[Source material]

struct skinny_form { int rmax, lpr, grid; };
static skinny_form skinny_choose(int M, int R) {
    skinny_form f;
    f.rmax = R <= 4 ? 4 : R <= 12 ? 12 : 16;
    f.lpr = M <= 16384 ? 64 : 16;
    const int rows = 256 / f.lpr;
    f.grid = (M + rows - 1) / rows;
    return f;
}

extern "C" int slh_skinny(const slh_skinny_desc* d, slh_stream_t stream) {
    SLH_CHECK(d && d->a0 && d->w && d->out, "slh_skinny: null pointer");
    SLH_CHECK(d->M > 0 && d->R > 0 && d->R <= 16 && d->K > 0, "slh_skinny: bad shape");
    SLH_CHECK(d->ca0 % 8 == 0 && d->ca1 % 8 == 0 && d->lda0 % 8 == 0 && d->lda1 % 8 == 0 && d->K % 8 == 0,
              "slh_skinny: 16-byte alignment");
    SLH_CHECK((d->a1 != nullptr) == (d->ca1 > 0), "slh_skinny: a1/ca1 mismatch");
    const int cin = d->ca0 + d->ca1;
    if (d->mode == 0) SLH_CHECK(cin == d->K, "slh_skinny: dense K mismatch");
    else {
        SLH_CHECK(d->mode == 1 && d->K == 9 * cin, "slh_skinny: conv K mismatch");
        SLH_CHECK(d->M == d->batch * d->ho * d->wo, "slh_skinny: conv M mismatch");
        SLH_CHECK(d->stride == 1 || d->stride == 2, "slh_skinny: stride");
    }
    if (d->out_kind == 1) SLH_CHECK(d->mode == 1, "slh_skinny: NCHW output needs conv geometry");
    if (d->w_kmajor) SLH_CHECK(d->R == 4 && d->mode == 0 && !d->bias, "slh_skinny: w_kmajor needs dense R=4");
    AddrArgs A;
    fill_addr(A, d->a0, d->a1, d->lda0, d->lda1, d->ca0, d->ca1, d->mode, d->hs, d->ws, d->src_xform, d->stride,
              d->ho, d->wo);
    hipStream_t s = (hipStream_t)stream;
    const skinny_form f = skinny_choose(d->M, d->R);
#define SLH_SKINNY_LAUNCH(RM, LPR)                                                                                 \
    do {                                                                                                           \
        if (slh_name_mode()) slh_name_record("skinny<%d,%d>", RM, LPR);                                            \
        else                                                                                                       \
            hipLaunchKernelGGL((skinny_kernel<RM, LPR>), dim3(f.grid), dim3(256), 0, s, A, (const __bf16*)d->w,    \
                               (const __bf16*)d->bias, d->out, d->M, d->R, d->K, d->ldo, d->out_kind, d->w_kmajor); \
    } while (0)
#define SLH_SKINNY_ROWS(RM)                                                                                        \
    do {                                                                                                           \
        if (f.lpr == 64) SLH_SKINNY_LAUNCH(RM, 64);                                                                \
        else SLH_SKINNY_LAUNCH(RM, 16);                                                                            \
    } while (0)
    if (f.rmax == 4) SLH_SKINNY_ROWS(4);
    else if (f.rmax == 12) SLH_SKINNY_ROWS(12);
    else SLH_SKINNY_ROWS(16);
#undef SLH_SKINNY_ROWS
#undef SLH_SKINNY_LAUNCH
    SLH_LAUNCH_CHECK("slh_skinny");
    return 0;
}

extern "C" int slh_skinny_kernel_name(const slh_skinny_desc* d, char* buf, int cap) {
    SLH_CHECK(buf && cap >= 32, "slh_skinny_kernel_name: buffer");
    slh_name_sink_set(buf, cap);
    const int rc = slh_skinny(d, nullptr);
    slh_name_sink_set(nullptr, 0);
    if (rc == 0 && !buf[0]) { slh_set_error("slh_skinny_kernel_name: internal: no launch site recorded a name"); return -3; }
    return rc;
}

[/Source material]

Task directions>
All of the data above is to be transcribed without alteration.

Written solution>
struct skinny_form { int rmax, lpr, grid; };
static skinny_form skinny_choose(int M, int R) {
    skinny_form f;
    f.rmax = R <= 4 ? 4 : R <= 12 ? 12 : 16;
    f.lpr = M <= 16384 ? 64 : 16;
    const int rows = 256 / f.lpr;
    f.grid = (M + rows - 1) / rows;
    return f;
}

extern "C" int slh_skinny(const slh_skinny_desc* d, slh_stream_t stream) {
    SLH_CHECK(d && d->a0 && d->w && d->out, "slh_skinny: null pointer");
    SLH_CHECK(d->M > 0 && d->R > 0 && d->R <= 16 && d->K > 0, "slh_skinny: bad shape");
    SLH_CHECK(d->ca0 % 8 == 0 && d->ca1 % 8 == 0 && d->lda0 % 8 == 0 && d->lda1 % 8 == 0 && d->K % 8 == 0,
              "slh_skinny: 16-byte alignment");
    SLH_CHECK((d->a1 != nullptr) == (d->ca1 > 0), "slh_skinny: a1/ca1 mismatch");
    const int cin = d->ca0 + d->ca1;
    if (d->mode == 0) SLH_CHECK(cin == d->K, "slh_skinny: dense K mismatch");
    else {
        SLH_CHECK(d->mode == 1 && d->K == 9 * cin, "slh_skinny: conv K mismatch");
        SLH_CHECK(d->M == d->batch * d->ho * d->wo, "slh_skinny: conv M mismatch");
        SLH_CHECK(d->stride == 1 || d->stride == 2, "slh_skinny: stride");
    }
    if (d->out_kind == 1) SLH_CHECK(d->mode == 1, "slh_skinny: NCHW output needs conv geometry");
    if (d->w_kmajor) SLH_CHECK(d->R == 4 && d->mode == 0 && !d->bias, "slh_skinny: w_kmajor needs dense R=4");
    AddrArgs A;
    fill_addr(A, d->a0, d->a1, d->lda0, d->lda1, d->ca0, d->ca1, d->mode, d->hs, d->ws, d->src_xform, d->stride,
              d->ho, d->wo);
    hipStream_t s = (hipStream_t)stream;
    const skinny_form f = skinny_choose(d->M, d->R);
#define SLH_SKINNY_LAUNCH(RM, LPR)                                                                                 \
    do {                                                                                                           \
        if (slh_name_mode()) slh_name_record("skinny<%d,%d>", RM, LPR);                                            \
        else                                                                                                       \
            hipLaunchKernelGGL((skinny_kernel<RM, LPR>), dim3(f.grid), dim3(256), 0, s, A, (const __bf16*)d->w,    \
                               (const __bf16*)d->bias, d->out, d->M, d->R, d->K, d->ldo, d->out_kind, d->w_kmajor); \
    } while (0)
#define SLH_SKINNY_ROWS(RM)                                                                                        \
    do {                                                                                                           \
        if (f.lpr == 64) SLH_SKINNY_LAUNCH(RM, 64);                                                                \
        else SLH_SKINNY_LAUNCH(RM, 16);                                                                            \
    } while (0)
    if (f.rmax == 4) SLH_SKINNY_ROWS(4);
    else if (f.rmax == 12) SLH_SKINNY_ROWS(12);
    else SLH_SKINNY_ROWS(16);
#undef SLH_SKINNY_ROWS
#undef SLH_SKINNY_LAUNCH
    SLH_LAUNCH_CHECK("slh_skinny");
    return 0;
}

extern "C" int slh_skinny_kernel_name(const slh_skinny_desc* d, char* buf, int cap) {
    SLH_CHECK(buf && cap >= 32, "slh_skinny_kernel_name: buffer");
    slh_name_sink_set(buf, cap);
    const int rc = slh_skinny(d, nullptr);
    slh_name_sink_set(nullptr, 0);
    if (rc == 0 && !buf[0]) { slh_set_error("slh_skinny_kernel_name: internal: no launch site recorded a name"); return -3; }
    return rc;
}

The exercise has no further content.